### WHAT YOU SHOULD DO:
Among the lines of the records, find all that carry the word "npanels" and copy them.
── DATA IN THIS EXERCISE
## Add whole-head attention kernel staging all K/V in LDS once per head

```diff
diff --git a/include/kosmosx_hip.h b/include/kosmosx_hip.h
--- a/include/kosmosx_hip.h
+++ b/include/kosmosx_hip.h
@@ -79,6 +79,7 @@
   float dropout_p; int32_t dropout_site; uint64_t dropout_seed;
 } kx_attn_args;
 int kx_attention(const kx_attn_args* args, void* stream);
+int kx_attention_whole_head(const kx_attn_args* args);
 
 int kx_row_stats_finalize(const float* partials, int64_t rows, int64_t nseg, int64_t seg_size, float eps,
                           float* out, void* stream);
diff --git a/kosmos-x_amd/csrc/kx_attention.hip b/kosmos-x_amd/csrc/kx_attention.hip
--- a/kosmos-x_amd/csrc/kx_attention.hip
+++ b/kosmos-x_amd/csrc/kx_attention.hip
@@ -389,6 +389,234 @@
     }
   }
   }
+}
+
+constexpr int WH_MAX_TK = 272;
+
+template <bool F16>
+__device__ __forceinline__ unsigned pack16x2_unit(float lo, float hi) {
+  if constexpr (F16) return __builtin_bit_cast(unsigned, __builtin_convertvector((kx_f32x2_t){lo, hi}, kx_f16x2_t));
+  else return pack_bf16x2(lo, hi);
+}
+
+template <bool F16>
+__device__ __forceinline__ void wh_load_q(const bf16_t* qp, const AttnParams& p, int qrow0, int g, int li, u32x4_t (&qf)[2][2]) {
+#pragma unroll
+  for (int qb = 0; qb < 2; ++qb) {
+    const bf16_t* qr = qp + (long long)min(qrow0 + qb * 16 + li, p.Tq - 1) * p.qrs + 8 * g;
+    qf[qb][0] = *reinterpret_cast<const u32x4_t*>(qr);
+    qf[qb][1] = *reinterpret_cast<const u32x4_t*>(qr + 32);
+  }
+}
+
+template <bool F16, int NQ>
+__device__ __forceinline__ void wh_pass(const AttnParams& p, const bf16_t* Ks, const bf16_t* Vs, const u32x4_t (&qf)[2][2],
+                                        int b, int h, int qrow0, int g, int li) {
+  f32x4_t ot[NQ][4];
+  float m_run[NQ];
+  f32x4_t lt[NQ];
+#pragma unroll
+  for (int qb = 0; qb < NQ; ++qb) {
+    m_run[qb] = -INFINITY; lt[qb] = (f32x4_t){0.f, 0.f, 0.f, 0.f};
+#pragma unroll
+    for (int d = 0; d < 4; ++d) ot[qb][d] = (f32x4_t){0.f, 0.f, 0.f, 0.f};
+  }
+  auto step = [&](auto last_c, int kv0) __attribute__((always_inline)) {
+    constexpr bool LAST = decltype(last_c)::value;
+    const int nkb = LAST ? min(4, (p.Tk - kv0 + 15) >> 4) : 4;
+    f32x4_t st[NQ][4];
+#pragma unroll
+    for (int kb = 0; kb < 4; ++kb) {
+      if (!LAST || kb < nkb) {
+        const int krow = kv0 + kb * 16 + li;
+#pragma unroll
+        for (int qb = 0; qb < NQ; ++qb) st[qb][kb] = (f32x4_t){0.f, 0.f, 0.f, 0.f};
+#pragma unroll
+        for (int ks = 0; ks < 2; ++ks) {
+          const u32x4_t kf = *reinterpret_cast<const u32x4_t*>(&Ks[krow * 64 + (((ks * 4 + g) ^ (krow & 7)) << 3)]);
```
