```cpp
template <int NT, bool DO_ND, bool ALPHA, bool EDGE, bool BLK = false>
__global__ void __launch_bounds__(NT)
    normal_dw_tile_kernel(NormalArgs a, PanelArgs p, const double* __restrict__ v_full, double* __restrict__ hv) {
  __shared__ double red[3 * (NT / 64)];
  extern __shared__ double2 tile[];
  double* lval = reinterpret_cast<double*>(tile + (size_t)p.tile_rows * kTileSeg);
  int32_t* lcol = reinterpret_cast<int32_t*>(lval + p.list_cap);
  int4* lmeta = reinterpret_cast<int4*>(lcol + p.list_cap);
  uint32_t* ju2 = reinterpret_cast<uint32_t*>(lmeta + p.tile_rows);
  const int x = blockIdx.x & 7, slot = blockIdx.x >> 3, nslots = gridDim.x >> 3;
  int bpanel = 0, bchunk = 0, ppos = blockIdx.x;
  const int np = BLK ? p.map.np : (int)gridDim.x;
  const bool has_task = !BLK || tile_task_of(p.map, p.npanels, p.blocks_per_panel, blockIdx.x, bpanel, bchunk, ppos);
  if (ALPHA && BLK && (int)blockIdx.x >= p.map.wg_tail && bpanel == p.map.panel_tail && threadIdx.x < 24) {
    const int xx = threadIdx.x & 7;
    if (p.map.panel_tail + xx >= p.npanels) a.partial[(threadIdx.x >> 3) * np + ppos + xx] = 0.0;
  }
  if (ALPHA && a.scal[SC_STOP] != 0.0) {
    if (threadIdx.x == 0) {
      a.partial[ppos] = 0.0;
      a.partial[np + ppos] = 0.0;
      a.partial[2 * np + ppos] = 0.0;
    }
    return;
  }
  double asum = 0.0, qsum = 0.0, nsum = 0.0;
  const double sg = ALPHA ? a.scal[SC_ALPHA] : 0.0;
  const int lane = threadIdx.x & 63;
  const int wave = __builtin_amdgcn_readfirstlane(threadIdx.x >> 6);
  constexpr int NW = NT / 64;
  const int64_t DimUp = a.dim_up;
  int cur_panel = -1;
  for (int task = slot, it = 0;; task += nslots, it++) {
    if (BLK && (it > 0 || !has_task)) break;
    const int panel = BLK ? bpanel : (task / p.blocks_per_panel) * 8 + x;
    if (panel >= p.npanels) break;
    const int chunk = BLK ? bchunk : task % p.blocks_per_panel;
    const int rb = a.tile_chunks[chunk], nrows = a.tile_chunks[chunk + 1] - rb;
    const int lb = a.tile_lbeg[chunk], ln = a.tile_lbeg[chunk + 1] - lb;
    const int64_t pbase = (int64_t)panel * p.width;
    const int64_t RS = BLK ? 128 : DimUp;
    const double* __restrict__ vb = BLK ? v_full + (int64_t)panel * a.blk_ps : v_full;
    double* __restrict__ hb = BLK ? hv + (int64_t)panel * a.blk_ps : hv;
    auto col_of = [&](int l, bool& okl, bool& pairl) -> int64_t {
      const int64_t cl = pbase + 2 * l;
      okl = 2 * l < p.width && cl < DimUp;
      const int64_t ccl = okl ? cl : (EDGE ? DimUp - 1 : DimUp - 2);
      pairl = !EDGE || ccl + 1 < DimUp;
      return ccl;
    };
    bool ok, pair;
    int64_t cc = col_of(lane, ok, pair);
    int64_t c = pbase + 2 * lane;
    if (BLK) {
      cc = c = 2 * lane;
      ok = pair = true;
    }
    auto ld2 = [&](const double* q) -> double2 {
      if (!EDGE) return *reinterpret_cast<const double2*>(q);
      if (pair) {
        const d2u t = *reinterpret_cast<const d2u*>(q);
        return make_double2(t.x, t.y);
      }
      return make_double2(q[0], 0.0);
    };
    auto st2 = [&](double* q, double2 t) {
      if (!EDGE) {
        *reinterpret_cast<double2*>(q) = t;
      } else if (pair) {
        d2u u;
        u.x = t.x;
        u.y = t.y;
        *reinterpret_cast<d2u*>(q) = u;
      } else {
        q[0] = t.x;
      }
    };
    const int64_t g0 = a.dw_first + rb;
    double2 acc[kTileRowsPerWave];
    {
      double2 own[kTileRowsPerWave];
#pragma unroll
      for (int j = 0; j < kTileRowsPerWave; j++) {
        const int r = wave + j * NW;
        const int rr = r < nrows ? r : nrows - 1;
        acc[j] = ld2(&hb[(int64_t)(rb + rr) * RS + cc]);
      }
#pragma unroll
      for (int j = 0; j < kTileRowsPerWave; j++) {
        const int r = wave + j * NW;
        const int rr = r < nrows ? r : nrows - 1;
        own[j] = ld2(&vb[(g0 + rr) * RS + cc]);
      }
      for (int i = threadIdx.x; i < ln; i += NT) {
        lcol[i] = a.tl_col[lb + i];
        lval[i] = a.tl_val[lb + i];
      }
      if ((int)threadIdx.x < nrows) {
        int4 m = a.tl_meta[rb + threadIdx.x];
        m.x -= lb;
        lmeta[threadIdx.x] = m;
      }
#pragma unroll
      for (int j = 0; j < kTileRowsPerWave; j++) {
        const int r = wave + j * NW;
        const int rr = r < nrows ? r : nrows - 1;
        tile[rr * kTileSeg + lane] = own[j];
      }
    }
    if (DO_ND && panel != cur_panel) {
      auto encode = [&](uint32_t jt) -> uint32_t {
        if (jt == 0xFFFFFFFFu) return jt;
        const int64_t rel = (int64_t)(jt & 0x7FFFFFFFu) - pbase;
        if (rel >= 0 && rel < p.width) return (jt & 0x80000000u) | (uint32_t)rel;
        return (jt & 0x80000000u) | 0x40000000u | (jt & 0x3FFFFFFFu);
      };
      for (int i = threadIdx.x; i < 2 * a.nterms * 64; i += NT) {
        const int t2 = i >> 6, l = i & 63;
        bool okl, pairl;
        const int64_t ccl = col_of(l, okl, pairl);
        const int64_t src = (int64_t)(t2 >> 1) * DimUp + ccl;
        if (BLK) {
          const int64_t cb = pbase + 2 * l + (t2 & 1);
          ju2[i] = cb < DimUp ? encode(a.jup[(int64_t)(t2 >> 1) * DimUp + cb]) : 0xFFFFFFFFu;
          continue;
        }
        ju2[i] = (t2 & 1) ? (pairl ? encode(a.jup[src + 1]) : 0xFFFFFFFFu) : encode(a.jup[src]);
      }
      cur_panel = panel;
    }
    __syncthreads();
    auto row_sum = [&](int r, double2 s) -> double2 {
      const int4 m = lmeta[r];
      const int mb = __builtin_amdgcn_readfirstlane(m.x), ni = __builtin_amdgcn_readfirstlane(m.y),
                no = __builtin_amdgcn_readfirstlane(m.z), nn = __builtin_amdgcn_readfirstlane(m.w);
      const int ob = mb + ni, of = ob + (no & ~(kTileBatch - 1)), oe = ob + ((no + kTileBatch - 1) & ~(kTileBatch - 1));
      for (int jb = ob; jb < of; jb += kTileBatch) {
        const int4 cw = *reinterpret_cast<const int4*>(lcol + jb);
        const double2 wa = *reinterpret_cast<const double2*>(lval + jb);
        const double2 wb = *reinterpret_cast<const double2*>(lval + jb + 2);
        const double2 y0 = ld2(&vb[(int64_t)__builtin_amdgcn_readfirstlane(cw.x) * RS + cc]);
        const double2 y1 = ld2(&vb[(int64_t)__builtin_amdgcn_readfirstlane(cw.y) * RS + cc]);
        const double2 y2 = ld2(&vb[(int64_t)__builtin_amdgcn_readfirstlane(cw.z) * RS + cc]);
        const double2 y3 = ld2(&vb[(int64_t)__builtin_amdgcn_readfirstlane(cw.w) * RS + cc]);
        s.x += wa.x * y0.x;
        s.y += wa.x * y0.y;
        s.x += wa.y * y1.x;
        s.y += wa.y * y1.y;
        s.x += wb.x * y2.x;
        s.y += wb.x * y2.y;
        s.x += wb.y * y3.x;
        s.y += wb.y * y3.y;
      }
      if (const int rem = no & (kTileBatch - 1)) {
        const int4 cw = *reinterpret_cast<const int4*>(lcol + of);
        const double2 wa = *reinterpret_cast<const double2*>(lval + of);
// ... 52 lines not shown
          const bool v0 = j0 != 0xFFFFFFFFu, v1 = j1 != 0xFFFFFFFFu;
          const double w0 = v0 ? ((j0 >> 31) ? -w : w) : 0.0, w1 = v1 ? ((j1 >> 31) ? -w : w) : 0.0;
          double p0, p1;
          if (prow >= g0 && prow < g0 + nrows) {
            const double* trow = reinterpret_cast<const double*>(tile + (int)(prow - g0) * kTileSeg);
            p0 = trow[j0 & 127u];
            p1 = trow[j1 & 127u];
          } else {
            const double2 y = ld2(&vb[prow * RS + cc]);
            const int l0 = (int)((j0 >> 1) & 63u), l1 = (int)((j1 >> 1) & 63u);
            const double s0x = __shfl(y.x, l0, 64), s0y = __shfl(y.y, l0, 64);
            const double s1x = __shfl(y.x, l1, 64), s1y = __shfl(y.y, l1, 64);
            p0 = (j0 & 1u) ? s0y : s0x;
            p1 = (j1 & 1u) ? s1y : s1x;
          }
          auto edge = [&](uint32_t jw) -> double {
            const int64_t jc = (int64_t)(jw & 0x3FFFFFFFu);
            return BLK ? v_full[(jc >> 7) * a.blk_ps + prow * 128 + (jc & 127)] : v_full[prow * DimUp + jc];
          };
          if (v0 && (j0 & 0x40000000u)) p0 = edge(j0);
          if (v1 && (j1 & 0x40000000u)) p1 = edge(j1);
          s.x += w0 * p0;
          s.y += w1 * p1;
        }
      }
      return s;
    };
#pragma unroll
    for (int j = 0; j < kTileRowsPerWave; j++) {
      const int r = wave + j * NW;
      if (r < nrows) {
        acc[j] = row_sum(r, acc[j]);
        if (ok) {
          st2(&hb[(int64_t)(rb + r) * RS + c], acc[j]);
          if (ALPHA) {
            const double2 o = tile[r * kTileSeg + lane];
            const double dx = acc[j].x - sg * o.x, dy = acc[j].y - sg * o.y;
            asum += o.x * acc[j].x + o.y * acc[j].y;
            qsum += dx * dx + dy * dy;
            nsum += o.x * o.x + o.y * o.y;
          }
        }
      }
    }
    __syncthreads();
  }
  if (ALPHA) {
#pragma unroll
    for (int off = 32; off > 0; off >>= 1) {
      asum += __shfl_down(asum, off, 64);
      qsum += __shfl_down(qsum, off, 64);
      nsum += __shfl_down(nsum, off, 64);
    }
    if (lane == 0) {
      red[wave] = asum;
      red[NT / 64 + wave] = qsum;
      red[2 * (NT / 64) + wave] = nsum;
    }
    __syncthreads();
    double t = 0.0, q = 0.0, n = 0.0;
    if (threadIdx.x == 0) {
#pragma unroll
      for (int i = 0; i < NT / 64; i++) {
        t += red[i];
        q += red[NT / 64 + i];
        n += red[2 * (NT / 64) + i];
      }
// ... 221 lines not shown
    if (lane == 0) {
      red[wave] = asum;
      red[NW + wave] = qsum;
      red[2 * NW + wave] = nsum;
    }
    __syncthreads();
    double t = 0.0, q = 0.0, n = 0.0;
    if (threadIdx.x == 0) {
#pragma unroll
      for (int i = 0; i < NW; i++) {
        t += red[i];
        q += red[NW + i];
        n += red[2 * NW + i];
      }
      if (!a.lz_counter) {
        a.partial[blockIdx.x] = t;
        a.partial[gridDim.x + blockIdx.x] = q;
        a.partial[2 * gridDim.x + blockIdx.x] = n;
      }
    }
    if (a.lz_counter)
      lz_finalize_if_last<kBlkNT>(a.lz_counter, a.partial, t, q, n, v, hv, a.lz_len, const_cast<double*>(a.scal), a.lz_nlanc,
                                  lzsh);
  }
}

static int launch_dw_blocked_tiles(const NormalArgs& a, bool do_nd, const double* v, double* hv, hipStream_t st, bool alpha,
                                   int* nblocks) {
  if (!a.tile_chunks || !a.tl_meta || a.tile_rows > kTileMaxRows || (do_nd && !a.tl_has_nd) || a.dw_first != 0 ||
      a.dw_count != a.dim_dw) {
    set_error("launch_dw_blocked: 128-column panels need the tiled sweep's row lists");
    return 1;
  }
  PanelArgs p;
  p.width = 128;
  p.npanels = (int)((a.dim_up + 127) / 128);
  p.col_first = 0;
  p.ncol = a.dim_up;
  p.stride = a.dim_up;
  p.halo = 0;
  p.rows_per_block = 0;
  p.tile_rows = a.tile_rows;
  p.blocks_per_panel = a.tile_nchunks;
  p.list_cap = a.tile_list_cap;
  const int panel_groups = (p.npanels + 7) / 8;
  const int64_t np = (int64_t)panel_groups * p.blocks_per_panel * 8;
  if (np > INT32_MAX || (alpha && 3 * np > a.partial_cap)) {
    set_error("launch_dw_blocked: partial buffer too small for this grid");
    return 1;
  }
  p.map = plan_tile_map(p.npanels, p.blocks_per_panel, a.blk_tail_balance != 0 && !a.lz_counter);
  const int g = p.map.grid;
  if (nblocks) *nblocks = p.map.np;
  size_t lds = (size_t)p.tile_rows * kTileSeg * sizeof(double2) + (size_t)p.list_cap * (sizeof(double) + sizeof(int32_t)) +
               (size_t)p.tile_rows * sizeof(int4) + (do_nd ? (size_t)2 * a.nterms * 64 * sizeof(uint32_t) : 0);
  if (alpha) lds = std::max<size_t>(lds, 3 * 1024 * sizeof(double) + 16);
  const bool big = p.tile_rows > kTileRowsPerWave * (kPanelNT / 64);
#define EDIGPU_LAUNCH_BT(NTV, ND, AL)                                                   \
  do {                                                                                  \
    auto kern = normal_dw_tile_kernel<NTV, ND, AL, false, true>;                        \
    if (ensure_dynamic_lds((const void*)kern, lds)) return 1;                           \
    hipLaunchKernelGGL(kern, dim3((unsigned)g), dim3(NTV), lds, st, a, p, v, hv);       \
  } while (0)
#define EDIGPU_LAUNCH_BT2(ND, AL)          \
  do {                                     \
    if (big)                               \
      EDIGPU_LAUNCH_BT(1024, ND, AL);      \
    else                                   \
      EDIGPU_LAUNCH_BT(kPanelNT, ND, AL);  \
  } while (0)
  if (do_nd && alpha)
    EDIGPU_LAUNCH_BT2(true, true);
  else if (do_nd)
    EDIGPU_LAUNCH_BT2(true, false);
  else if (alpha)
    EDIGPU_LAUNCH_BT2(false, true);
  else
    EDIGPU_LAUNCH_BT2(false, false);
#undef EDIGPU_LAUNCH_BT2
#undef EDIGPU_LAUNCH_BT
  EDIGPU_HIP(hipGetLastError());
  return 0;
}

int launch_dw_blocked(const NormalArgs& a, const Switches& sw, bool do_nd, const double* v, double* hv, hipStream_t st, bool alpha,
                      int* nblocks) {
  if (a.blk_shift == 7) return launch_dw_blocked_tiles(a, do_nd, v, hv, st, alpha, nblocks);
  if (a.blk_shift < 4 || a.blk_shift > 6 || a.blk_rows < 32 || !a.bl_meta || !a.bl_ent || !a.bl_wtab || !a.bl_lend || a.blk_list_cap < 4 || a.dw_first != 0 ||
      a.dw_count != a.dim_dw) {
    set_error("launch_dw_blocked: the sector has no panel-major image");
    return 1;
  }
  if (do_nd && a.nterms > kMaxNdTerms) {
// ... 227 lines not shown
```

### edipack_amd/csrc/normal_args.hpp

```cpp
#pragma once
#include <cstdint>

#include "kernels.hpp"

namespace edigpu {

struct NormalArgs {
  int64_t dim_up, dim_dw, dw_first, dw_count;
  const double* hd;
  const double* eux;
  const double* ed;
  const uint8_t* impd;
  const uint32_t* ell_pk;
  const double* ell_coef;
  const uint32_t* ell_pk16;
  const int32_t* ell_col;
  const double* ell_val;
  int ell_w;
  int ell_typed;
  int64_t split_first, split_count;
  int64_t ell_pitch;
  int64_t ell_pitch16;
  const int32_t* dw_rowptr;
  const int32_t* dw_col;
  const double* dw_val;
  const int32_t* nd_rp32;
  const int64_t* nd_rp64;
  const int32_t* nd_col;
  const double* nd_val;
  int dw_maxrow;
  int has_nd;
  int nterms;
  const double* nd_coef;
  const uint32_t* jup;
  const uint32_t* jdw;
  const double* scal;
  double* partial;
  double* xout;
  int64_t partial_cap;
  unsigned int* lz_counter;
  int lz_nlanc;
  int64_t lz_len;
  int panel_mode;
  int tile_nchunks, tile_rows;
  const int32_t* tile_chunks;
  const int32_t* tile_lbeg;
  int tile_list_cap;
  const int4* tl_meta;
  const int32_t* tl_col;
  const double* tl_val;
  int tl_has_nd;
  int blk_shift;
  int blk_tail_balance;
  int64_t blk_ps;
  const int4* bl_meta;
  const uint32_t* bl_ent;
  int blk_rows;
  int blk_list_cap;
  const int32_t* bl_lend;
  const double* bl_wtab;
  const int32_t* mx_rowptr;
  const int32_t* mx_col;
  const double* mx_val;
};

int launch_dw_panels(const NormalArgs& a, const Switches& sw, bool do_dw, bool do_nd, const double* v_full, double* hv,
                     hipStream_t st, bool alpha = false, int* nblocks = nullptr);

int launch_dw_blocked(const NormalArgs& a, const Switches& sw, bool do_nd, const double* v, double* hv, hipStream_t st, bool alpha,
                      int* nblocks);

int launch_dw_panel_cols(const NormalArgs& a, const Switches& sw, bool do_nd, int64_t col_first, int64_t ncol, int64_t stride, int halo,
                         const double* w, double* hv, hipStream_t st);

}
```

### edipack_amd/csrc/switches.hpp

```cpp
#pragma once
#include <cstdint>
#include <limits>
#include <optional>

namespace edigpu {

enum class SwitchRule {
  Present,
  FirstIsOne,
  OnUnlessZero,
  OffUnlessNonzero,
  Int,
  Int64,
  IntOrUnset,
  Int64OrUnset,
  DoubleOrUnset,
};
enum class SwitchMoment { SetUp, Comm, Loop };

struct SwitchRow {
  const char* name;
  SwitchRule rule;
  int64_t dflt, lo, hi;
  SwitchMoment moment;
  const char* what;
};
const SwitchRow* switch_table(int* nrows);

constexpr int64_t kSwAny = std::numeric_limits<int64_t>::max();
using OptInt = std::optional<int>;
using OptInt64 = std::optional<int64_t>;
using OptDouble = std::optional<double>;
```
────
### TASK OUTPUT:
  const bool has_task = !BLK || tile_task_of(p.map, p.npanels, p.blocks_per_panel, blockIdx.x, bpanel, bchunk, ppos);
    if (p.map.panel_tail + xx >= p.npanels) a.partial[(threadIdx.x >> 3) * np + ppos + xx] = 0.0;
    if (panel >= p.npanels) break;
  p.npanels = (int)((a.dim_up + 127) / 128);
  const int panel_groups = (p.npanels + 7) / 8;
  p.map = plan_tile_map(p.npanels, p.blocks_per_panel, a.blk_tail_balance != 0 && !a.lz_counter);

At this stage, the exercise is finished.